Korea's Bambini Kids uses 8 motors, including a dedicated ankle joint, to guide children through natural overground walking instead of treadmill-based therapy.
Photo source:
cosmo
Most gait therapy for children with cerebral palsy happens on a
treadmill, with a harness holding them up while their legs move on command. It
works, to a point. But there's no real ground underfoot, no natural weight
shift, none of the small balance adjustments a child's brain needs to actually
learn the motion.
Cosmo Robotics, a South Korean company, built something different.

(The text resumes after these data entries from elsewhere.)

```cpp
extern "C" int ssg_bottleneck_nhwc_x(const void* x, const void* w1, const float* b1, const float* cs1, const void* w2, const float* b2, const float* cs2,
                                     const void* w3, const float* b3, const float* cs3, void* out, int B, int H, int W, int C, int MID,
                                     int32_t* overflow, hipStream_t stream) {
  using namespace ssg::bneck;
  if (B <= 0 || !ssg_bottleneck_supported(H, W, C, C, MID) || !cs1 || !cs2 || !cs3 || x == out) {
    ssg_set_error("ssg_bottleneck_nhwc_x: unsupported block B=%d H=%d W=%d C=%d MID=%d (see ssg_bottleneck_supported)", B, H, W, C, MID);
    return SSG_ERR_INVALID;
  }
  Params p;
  p.x = (const float*)x; p.out = (float*)out;
  p.w1 = (const float*)w1; p.b1 = b1; p.cs1 = cs1; p.w2 = (const float*)w2; p.b2 = b2; p.cs2 = cs2; p.w3 = (const float*)w3; p.b3 = b3; p.cs3 = cs3;
  p.B = B; p.H = H; p.overflow = overflow;
  if (C == 512) return launch_bottleneck<512, 128, 16, 8, 512, 8>(p, stream);
  return launch_bottleneck<256, 64, 32, 4, 256, 4>(p, stream);
}

extern "C" int ssg_bottleneck_ds_nhwc_x(const void* x, const void* w1, const float* b1, const float* cs1, const void* w2, const float* b2, const float* cs2,
                                        const void* w3cat, const float* b3, const float* cs3, void* out, int B, int H, int W, int CIN, int C, int MID,
                                        int32_t* overflow, hipStream_t stream) {
  using namespace ssg::bneck;
  if (B <= 0 || CIN == C || !ssg_bottleneck_supported(H, W, CIN, C, MID) || !cs1 || !cs2 || !cs3) {
    ssg_set_error("ssg_bottleneck_ds_nhwc_x: unsupported block B=%d H=%d W=%d CIN=%d C=%d MID=%d (see ssg_bottleneck_supported)", B, H, W, CIN, C, MID);
    return SSG_ERR_INVALID;
  }
  Params p;
  p.x = (const float*)x; p.out = (float*)out;
  p.w1 = (const float*)w1; p.b1 = b1; p.cs1 = cs1; p.w2 = (const float*)w2; p.b2 = b2; p.cs2 = cs2; p.w3 = (const float*)w3cat; p.b3 = b3; p.cs3 = cs3;
  p.B = B; p.H = H; p.overflow = overflow;
  return launch_bottleneck<256, 64, 32, 4, 64, 4>(p, stream);
}
```

Measured before the change: 29160.

## Add 4-wave two-half bottleneck kernel for C=512 layer with two WGs per CU

```diff
diff --git a/self-similarity-grouping_amd/csrc/bottleneck.hip b/self-similarity-grouping_amd/csrc/bottleneck.hip
--- a/self-similarity-grouping_amd/csrc/bottleneck.hip
+++ b/self-similarity-grouping_amd/csrc/bottleneck.hip
@@ -521,6 +521,331 @@
   SSG_BN_STAMP(5)
 }
 
+template <int C, int MID, int IW, int TH>
+struct CfgH {
+  static constexpr int NW = 4, NTHR = NW * 64, HROWS = TH + 2, NPIX1 = HROWS * IW, NPIX = TH * IW;
+  static constexpr int MH = MID / 2;
+  static constexpr int K1T = 32, P1T = K1T * 4, CPR1 = 8, RPP1 = NTHR / CPR1;
+  static constexpr int XROWS = NPIX1, BUF1 = (XROWS + MID) * P1T;
+  static constexpr int NK1 = C / K1T, PD1 = 2;
+  static constexpr int PYH = MH * 4 + 16;
+  static constexpr int ZERO_OFF = NPIX1 * PYH;
+  static constexpr int P2 = 144, W2_OFF = (ZERO_OFF + PYH + 255) / 256 * 256, BUF2 = MID * P2;
+  static constexpr int NK2H = (MH / 32) * 9, PD2 = 3;
+  static constexpr int NCP = 128, NPASS = C / NCP, KT3 = MID / 32;
+  static constexpr int EP = 36, PATCH = 32 * EP * 4;
+  static constexpr int LDS = cmax(2 * BUF1, W2_OFF + 2 * BUF2);
+  static_assert(NPIX == 128 && NPIX1 % RPP1 == 0 && MID % RPP1 == 0 && MH == 64 && MID == NCP && NK1 % PD1 == 0 && NK2H % 6 == 0 && KT3 == 4, "layer2 shape");
+  static_assert(((NPIX1 + 31) / 32 + 1) / 2 == 3 && 6 * 32 <= XROWS + MID, "phase 1: 2 x 3 pixel tiles, the sixth one reads W1 rows of the stage");
+  static_assert(RPP1 % 16 == 0 && XROWS % 16 == 0, "the swizzle of a row is that of its thread (r1) / its lane (l32)");
+  static_assert(NW * PATCH <= ZERO_OFF && 32 * P2 == PATCH, "patches live in the dead y1 rows");
+  static_assert(LDS <= 80 * 1024, "two workgroups per CU");
+};
+
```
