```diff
diff --git a/stvo-pl_amd/csrc/point_tail.h b/stvo-pl_amd/csrc/point_tail.h
--- a/stvo-pl_amd/csrc/point_tail.h
+++ b/stvo-pl_amd/csrc/point_tail.h
@@ -22,11 +22,15 @@
     int zero_nl;
 };
 
+__device__ __forceinline__ bool point_tail_pass(float xl, float yl, float xr, float yr, double max_dist_epip, double min_disp, double& disp) {
+    if (!((double)fabsf(yl - yr) <= max_dist_epip)) return false;
+    disp = (double)(xl - xr);
+    return disp >= min_disp;
+}
+
 __device__ __forceinline__ bool point_tail_filter(const PointTail& t, size_t off, int i, int i2, double& disp) {
-    const float yl = t.kp_l[(off + i) * 2 + 1], yr = t.kp_r[(off + i2) * 2 + 1];
-    if (!((double)fabsf(yl - yr) <= t.max_dist_epip)) return false;
-    disp = (double)(t.kp_l[(off + i) * 2 + 0] - t.kp_r[(off + i2) * 2 + 0]);
-    return disp >= t.min_disp;
+    return point_tail_pass(t.kp_l[(off + i) * 2 + 0], t.kp_l[(off + i) * 2 + 1], t.kp_r[(off + i2) * 2 + 0], t.kp_r[(off + i2) * 2 + 1], t.max_dist_epip,
+                           t.min_disp, disp);
 }
 
 __device__ __forceinline__ void point_tail_write(const PointTail& t, size_t off, int i, size_t k, double disp) {
```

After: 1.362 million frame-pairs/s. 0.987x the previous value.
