# ... 29 lines not shown
                                 c_int, c_int, c_int, c_int, c_void_p]),
    "ppms_conv_gemm2": (c_int, [C.POINTER(Conv), c_void_p, c_int, c_void_p]),
    "ppms_conv_gemm2_slices": (c_int, [C.POINTER(Conv)]),
    "ppms_conv_gemm2_slice_workspace_bytes": (C.c_int64, [C.POINTER(Conv), c_int]),
    "ppms_conv_gemm2_sliced": (c_int, [C.POINTER(Conv), c_void_p, c_int, c_void_p, c_void_p]),
    "ppms_conv_gemm2_ysweep_slices": (c_int, [C.POINTER(Conv)]),
    "ppms_conv_gemm2_ysweep": (c_int, [C.POINTER(Conv), c_void_p, c_int, c_void_p, c_void_p]),
    "ppms_gemm1_applicable": (c_int, [C.POINTER(Conv)]),
    "ppms_gemm1": (c_int, [C.POINTER(Conv), c_void_p, c_int, c_void_p]),
    "ppms_conv_stream_applicable": (c_int, [C.POINTER(Conv)]),
    "ppms_conv_stream": (c_int, [C.POINTER(Conv), c_void_p, c_int, c_void_p]),
    "ppms_conv_gemm5_applicable": (c_int, [C.POINTER(Conv)]),
    "ppms_conv_gemm5": (c_int, [C.POINTER(Conv), c_void_p, c_int, c_void_p]),
    "ppms_conv_gemm6_applicable": (c_int, [C.POINTER(Conv)]),
    "ppms_conv_gemm6": (c_int, [C.POINTER(Conv), c_void_p, c_void_p]),
    "ppms_conv_gemm5_slices": (c_int, [C.POINTER(Conv)]),
    "ppms_conv_gemm5_sliced": (c_int, [C.POINTER(Conv), c_void_p, c_int, c_int, c_void_p, c_void_p]),
    "ppms_struct_sizes": (c_int, [C.POINTER(c_int), C.POINTER(c_int), C.POINTER(c_int)]),
    "ppms_dwconv_gelu": (c_int, [SP, SP, c_void_p, c_void_p, c_int, c_int, c_int, c_int, c_void_p]),
    "ppms_flow_patch7": (c_int, [c_void_p, SP, c_int, c_int, c_int, c_void_p]),
    "ppms_unc_tail": (c_int, [SP, c_void_p, c_float, c_void_p, c_void_p, c_int, c_int, c_void_p]),
    "ppms_nchw_to_sp": (c_int, [c_void_p, SP, c_int, c_int, c_int, c_void_p]),
    "ppms_sp_to_nchw": (c_int, [SP, c_void_p, c_int, c_int, c_int, c_void_p]),
    "ppms_nchw_to_nhwc": (c_int, [c_void_p, c_void_p, c_int, c_int, c_int, c_int, c_void_p]),
    "ppms_nhwc_to_nchw": (c_int, [c_void_p, c_int, c_void_p, c_int, c_int, c_int, c_void_p]),
    "ppms_f32_to_sp": (c_int, [c_void_p, c_int, SP, c_int64, c_void_p]),
    "ppms_sp_to_f32": (c_int, [SP, c_void_p, c_int, c_int64, c_void_p]),
    "ppms_tap_gather_sum": (c_int, [c_void_p, c_int, c_void_p, c_void_p, c_int, c_void_p, c_int, c_int, c_int, c_int, c_int, c_int, c_int, c_int, c_int, c_void_p]),
    "ppms_flow_add": (c_int, [c_void_p, c_void_p, c_int, c_int64, c_void_p]),
    "ppms_convex_upsample": (c_int, [c_void_p, c_void_p, c_int, c_void_p, c_int, c_int, c_int, c_void_p]),
# ... 57 lines not shown
    try:
        path = _build.build(verbose=not os.path.exists(_build.LIB))
        lib = C.CDLL(path)
    except Exception as exc:
        raise RuntimeError(f"ppmstereo_amd: the HIP library libppms.so is missing and could not be built ({exc}); "
                           "there is no CPU fallback") from exc
    for name, (res, args) in _SIGS.items():
        fn = getattr(lib, name)
        fn.restype, fn.argtypes = res, args
    if lib.ppms_version() != 4:
        raise RuntimeError("ppmstereo_amd: libppms.so ABI version mismatch")
    a, b, c = c_int(), c_int(), c_int()
    lib.ppms_struct_sizes(C.byref(a), C.byref(b), C.byref(c))
    if (a.value, b.value, c.value) != (C.sizeof(SP), C.sizeof(Epilogue), C.sizeof(Conv)):
        raise RuntimeError("ppmstereo_amd: ctypes struct layout differs from include/ppms.h")
    lib.ppms_yuv_struct_sizes(C.byref(a), C.byref(b))
    if (a.value, b.value) != (C.sizeof(YUVView), C.sizeof(YUVMatrix)):
        raise RuntimeError("ppmstereo_amd: ctypes layout of ppms_yuv_view / ppms_yuv_matrix differs from include/ppms.h")
    lib.ppms_remap_struct_size(C.byref(a))
    if a.value != C.sizeof(RemapView):
        raise RuntimeError("ppmstereo_amd: ctypes layout of ppms_remap_view differs from include/ppms.h")
    if lib.ppms_egress_struct_size() != C.sizeof(Egress):
        raise RuntimeError("ppmstereo_amd: ctypes layout of ppms_egress differs from include/ppms.h")
    if lib.ppms_pwchain_param_bytes() != C.sizeof(ChainParams):
        raise RuntimeError("ppmstereo_amd: ChainParams layout differs from pwchain.hip")
    _lib = lib
    return lib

Bambini Kids is a wearable exoskeleton designed for preschool-age children with
cerebral palsy and other neurological gait disorders. It trains kids on real
ground, at their own pace, with joint-by-joint support that lets a small,
developing body relearn how walking actually feels.
Cerebral palsy stems from an early brain injury, and one of its most
common effects is a stiff or unstable gait. Catching it early — while a child's
body is still developing — matters more than treating it later.
Most rehab robots were built for adults, then scaled down. They typically
assist the hip and knee, since that's where the largest forces in walking
happen. But a complete gait cycle relies just as much on the ankle, which
controls how the foot rolls from heel strike to toe-off. Skip that motor, and
walking still looks artificial.
Korea's regulatory landscape reflects how narrow this space is. Of more
than 20 FDA-cleared exoskeletons, only one is built specifically for children.
In Korea, only two pediatric exoskeletons exist at all — and Bambini Kids is
the only one that actively assists the ankle alongside the hip and knee.
The device runs on eight motors. Four handle the familiar hip and knee
flexion most exoskeletons are built around. The other four handle what most
pediatric devices skip entirely: ankle dorsiflexion and plantarflexion, plus
hip abduction and adduction.
That dedicated ankle motor is the detail the whole device is built
around. As a child's foot moves through a step — heel down, weight rolling
forward, toes pushing off — the motor guides that motion directly, rather than
letting the foot drag passively. Cosmo Robotics says this produces a more
natural, symmetrical gait pattern.
The device adapts to severity, too. Children with more severe disorders
can train in passive mode, where the exoskeleton does most of the work.
Children with milder disorders use active mode, which assists rather than
leads, encouraging their own muscles to engage.
Safety runs on two levels. Therapists can hit an emergency stop at any
point. And the motors themselves detect sudden resistance — like spasticity —
and stop automatically before it becomes painful.
Bambini Kids is sized for children roughly 2.5 to 7 years old, around 100
cm tall — a narrow window on purpose. Fitting an exoskeleton to a body that
small, while still allowing natural joint movement, is harder than simply
scaling down an adult device.
Cosmo Robotics also makes Bambini Teens, a related device for older
children and adolescents, extending the same approach to school-age kids with
different bodies and walking patterns.
Cosmo Robotics is running a clinical study evaluating Bambini Kids'
safety and effectiveness in children with cerebral palsy, aiming to generate
evidence that supports approval in markets outside Korea. That caution fits the
field — robot-assisted gait training for young children is still a young area
of research, with most existing studies focused on older kids rather than
preschoolers.
A separate pilot study on adolescent exoskeleton training showed real
improvements in motor function and gait speed — encouraging, but evidence that
still needs building out for Bambini Kids' younger age group specifically.
The company showcased the device at CES 2026 and KIMES, Korea's largest
medical device exhibition. Cosmo Robotics — formerly ExoAtlet Asia — also
listed on Korea's KOSDAQ exchange in April 2026, with institutional demand
running over 1,000 times the available shares.